** WHAT TO DO **
Please take the records that follow and repeat exactly the lines starting with the line with "(!ok || s->force_err" and going on through the line with "if (hipGraphInstantiate(&ge, g, nullptr, nullptr, 0)".
::::
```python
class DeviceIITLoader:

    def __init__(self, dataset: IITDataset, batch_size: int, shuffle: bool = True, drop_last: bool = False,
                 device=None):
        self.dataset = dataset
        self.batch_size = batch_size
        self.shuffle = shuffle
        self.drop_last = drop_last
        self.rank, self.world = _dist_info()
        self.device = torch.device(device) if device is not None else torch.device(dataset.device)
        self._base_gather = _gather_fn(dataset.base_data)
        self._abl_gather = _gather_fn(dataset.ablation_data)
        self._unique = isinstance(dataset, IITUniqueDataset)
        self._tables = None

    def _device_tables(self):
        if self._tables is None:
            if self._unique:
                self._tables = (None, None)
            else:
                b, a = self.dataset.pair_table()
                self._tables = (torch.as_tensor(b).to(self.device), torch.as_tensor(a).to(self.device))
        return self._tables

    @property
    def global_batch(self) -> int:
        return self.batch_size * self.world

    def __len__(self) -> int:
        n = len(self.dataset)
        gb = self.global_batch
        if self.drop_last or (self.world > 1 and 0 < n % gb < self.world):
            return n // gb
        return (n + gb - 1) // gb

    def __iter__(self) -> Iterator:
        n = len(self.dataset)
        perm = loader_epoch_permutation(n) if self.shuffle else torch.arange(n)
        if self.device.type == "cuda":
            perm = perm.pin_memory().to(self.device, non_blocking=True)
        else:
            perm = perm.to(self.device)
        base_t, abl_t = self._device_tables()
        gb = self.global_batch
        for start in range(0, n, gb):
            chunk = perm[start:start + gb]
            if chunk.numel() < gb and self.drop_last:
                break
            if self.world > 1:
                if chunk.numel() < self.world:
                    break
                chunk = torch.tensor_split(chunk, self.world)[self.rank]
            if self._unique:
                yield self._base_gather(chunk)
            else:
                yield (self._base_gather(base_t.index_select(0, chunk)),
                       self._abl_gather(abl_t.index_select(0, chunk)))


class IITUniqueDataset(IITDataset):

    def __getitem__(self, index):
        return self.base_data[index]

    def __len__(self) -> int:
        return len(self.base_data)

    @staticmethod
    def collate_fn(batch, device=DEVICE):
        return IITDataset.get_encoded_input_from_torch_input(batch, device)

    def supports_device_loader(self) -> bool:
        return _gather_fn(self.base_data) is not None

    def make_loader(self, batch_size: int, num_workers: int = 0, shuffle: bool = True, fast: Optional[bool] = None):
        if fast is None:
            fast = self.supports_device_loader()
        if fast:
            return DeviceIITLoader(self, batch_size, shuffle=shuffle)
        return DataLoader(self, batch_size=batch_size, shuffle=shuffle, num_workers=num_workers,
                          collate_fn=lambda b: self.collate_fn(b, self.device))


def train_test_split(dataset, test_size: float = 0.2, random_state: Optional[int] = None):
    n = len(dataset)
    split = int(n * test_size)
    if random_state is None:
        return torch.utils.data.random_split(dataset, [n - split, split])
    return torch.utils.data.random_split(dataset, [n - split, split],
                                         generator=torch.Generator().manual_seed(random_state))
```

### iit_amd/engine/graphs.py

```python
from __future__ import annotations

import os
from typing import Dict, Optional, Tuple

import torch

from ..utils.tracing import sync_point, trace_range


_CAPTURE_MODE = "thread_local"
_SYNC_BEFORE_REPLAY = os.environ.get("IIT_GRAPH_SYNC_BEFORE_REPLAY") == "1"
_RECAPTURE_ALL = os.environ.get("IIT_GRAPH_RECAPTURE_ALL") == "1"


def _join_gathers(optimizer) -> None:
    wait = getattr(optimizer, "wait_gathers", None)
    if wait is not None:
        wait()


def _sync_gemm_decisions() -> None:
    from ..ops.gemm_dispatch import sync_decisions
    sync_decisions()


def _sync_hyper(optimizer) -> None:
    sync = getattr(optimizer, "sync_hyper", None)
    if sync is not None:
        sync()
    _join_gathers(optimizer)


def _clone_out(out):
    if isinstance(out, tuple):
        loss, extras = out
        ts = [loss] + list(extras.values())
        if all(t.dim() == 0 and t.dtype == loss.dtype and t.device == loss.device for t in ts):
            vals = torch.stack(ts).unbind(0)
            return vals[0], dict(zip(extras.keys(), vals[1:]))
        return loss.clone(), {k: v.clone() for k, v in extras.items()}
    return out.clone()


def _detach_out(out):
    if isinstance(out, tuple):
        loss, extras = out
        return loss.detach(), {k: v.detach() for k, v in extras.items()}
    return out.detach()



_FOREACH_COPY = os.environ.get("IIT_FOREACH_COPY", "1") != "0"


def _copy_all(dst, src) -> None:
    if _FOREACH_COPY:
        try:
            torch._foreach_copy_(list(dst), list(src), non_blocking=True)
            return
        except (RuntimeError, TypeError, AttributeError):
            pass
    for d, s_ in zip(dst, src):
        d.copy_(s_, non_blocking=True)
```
::::
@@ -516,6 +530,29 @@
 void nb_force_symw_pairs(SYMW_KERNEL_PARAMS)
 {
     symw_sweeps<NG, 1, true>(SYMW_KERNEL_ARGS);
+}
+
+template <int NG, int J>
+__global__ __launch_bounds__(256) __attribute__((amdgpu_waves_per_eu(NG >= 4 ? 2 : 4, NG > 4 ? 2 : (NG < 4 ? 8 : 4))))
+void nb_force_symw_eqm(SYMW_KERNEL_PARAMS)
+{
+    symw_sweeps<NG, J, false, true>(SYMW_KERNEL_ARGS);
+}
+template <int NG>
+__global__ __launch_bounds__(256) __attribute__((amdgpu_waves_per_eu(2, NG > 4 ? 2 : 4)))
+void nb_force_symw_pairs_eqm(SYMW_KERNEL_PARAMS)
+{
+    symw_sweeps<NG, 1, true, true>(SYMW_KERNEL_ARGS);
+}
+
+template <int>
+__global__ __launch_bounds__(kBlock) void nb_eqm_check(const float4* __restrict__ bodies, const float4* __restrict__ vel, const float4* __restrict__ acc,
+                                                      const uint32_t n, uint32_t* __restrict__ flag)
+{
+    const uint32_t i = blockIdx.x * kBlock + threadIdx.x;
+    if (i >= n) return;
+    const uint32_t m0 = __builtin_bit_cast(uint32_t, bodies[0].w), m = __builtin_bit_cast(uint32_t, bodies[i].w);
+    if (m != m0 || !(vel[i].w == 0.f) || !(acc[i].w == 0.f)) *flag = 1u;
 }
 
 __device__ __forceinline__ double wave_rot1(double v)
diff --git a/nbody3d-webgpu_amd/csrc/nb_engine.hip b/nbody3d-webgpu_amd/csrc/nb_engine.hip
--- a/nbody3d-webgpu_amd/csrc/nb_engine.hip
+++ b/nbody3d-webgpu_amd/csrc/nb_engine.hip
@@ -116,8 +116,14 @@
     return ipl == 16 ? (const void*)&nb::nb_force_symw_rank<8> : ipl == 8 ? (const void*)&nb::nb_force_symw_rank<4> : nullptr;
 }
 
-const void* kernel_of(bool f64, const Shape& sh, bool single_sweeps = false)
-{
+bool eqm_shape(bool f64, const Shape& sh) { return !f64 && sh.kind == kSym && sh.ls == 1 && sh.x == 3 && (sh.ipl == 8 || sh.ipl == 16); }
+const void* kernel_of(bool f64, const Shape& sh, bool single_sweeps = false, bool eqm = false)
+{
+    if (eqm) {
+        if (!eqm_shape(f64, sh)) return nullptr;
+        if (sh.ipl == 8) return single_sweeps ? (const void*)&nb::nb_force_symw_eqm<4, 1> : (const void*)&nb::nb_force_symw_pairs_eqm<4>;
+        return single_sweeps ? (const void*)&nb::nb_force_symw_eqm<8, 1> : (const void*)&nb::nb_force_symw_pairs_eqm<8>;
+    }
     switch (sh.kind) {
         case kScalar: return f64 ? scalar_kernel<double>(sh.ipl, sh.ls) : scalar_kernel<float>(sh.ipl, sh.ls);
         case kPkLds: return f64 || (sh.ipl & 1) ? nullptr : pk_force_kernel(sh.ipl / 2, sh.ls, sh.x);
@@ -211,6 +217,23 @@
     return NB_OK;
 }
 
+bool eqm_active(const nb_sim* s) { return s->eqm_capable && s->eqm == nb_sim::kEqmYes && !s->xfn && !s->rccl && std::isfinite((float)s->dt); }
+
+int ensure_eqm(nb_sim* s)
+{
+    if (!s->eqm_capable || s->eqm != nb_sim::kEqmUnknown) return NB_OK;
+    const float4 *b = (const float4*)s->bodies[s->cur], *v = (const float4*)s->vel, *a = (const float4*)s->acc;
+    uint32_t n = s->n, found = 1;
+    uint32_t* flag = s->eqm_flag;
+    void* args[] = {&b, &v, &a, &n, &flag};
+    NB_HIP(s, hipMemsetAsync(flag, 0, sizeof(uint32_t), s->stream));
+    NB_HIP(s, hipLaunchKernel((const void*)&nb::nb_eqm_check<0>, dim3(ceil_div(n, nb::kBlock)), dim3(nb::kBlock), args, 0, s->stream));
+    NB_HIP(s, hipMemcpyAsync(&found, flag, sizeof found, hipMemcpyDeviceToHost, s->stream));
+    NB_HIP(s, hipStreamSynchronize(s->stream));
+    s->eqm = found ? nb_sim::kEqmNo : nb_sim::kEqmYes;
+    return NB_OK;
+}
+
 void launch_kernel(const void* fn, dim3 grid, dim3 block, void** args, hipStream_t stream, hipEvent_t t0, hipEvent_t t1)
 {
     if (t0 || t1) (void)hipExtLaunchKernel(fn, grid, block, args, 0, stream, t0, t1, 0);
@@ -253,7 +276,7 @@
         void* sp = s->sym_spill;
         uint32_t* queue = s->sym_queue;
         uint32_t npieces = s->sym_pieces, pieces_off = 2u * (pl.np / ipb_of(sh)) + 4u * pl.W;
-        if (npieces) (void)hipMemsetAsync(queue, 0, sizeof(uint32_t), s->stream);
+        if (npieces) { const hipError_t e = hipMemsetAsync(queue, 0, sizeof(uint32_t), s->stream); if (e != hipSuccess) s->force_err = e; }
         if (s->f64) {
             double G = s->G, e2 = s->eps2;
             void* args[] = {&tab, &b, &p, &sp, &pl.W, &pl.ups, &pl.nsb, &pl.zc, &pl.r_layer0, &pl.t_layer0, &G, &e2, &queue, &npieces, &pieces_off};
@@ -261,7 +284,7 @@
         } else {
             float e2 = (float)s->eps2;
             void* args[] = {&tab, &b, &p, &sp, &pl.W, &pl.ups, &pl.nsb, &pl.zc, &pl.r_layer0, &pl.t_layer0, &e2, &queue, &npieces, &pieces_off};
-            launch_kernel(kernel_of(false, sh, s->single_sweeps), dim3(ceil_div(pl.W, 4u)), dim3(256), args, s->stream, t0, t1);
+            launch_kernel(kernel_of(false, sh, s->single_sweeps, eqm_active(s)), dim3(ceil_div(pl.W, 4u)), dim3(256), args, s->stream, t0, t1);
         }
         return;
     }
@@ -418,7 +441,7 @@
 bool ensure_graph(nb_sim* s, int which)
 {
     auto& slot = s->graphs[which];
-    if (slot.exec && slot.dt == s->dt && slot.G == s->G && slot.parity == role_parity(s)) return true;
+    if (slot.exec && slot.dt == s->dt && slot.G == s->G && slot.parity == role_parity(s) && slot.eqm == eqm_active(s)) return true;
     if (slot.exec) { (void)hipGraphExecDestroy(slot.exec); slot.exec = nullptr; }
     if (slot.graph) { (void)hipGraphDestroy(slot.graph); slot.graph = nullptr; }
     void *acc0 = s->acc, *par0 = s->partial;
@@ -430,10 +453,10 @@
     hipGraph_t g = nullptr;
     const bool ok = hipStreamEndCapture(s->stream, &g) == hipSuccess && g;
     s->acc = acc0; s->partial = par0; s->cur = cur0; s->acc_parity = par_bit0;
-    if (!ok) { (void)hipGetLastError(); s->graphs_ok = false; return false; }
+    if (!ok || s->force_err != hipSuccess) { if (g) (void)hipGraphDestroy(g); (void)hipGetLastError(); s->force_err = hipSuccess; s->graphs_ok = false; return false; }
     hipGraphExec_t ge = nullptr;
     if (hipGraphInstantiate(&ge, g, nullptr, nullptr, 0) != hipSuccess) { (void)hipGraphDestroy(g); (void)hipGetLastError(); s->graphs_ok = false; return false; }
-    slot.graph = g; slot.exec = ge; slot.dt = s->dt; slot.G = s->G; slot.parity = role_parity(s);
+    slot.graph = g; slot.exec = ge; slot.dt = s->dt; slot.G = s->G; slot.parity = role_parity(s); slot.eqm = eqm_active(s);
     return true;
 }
::::
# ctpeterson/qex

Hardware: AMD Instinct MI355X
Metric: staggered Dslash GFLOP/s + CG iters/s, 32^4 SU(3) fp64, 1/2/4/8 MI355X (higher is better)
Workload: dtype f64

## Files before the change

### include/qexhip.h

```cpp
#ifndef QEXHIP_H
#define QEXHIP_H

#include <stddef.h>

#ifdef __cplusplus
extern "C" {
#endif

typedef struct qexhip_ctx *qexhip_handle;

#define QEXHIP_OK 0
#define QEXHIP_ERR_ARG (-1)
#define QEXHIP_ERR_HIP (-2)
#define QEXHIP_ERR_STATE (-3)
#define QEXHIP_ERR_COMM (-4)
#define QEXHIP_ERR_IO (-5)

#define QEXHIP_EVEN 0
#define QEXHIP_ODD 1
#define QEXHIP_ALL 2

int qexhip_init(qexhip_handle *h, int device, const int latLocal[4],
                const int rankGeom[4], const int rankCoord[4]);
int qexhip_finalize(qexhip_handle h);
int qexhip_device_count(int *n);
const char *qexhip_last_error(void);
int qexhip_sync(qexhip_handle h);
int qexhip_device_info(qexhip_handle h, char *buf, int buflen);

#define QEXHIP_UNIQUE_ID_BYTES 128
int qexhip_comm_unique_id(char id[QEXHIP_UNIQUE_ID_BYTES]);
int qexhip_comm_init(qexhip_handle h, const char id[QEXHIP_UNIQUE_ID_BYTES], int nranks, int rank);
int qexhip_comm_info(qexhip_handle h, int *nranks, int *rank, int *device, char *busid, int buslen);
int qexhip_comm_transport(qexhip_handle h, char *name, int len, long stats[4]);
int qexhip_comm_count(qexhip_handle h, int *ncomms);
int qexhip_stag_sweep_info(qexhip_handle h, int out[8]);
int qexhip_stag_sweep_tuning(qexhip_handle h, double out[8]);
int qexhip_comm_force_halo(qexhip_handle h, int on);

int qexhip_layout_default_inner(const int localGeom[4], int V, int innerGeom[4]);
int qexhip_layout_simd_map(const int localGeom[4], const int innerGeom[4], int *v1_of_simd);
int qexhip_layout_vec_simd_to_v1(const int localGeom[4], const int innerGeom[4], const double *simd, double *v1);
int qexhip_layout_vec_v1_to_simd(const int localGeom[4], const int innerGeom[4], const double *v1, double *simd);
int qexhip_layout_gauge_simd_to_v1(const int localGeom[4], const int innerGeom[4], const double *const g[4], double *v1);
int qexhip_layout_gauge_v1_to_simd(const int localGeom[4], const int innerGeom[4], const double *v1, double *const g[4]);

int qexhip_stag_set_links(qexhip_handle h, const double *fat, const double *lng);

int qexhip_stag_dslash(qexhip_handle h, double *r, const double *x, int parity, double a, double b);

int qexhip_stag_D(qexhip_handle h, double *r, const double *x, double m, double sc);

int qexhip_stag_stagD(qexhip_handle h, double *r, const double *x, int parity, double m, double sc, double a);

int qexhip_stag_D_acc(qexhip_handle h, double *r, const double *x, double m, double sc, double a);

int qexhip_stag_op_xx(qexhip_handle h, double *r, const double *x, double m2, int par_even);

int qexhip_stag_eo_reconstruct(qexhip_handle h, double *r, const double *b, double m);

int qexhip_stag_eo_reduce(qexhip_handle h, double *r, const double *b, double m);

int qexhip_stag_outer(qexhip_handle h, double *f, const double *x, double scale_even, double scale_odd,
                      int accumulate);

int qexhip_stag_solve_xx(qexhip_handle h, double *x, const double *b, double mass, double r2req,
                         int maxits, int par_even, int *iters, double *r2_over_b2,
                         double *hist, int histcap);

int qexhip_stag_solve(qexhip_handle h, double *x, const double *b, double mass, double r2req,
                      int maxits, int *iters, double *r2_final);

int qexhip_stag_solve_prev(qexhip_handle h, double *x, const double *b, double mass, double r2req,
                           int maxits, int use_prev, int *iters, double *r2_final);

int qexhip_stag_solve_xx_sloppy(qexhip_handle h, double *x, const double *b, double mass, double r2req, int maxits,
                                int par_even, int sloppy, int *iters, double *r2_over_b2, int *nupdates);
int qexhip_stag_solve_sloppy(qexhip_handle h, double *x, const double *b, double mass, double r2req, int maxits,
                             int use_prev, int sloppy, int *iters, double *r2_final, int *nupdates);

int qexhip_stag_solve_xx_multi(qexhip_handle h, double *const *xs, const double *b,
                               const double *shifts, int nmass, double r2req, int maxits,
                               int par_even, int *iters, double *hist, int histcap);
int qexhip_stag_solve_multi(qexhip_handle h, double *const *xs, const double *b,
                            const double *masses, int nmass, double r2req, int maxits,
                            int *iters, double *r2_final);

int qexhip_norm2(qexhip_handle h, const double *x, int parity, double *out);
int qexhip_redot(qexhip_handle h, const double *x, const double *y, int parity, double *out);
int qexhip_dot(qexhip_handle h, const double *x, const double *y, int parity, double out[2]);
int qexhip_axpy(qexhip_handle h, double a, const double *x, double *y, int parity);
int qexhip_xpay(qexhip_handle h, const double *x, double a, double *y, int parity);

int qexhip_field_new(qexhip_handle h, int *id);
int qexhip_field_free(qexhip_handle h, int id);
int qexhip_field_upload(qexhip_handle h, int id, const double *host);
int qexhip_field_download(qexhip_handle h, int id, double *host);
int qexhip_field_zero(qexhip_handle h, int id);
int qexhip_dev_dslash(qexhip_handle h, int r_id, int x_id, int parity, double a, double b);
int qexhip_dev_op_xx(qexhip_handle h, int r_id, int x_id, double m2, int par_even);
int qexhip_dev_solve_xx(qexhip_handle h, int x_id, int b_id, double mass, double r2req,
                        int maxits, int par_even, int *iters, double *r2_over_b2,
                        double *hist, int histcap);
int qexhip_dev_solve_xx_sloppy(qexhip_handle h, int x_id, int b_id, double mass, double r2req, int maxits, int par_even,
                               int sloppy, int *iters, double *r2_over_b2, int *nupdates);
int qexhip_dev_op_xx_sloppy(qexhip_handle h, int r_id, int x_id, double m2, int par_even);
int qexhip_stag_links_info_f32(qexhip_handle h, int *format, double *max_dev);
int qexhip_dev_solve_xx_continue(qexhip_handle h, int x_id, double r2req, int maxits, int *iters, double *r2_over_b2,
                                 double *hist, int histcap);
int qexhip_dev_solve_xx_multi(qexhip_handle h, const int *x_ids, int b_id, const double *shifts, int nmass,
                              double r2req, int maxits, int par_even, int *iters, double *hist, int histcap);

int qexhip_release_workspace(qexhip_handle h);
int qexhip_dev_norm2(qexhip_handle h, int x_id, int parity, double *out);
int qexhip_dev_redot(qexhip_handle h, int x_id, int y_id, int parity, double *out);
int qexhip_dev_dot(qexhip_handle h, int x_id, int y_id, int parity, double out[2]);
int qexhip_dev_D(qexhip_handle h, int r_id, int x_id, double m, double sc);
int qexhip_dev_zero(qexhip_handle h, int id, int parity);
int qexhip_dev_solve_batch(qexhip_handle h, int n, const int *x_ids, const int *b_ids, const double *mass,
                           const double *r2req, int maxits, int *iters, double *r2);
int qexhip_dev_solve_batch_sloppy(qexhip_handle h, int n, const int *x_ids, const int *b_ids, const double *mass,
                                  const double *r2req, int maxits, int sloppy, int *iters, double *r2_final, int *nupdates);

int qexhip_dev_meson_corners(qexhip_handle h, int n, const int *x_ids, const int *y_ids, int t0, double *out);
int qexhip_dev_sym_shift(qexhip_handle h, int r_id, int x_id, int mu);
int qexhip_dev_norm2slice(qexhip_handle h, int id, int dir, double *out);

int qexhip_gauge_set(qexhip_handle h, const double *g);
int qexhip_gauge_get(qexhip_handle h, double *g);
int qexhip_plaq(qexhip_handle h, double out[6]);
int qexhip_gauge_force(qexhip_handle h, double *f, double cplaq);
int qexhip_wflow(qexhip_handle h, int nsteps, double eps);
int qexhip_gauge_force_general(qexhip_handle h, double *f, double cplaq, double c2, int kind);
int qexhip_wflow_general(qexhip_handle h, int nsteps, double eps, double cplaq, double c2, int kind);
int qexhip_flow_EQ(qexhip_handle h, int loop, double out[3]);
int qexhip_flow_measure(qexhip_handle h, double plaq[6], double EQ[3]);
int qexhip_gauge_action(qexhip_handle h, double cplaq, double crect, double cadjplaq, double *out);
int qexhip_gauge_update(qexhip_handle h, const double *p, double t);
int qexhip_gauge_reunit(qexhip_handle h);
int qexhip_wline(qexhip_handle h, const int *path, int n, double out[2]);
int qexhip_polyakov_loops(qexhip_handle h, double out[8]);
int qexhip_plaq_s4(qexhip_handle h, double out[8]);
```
::::
** SOLVED PROBLEM **
+    if (!ok || s->force_err != hipSuccess) { if (g) (void)hipGraphDestroy(g); (void)hipGetLastError(); s->force_err = hipSuccess; s->graphs_ok = false; return false; }
     hipGraphExec_t ge = nullptr;
     if (hipGraphInstantiate(&ge, g, nullptr, nullptr, 0) != hipSuccess) { (void)hipGraphDestroy(g); (void)hipGetLastError(); s->graphs_ok = false; return false; }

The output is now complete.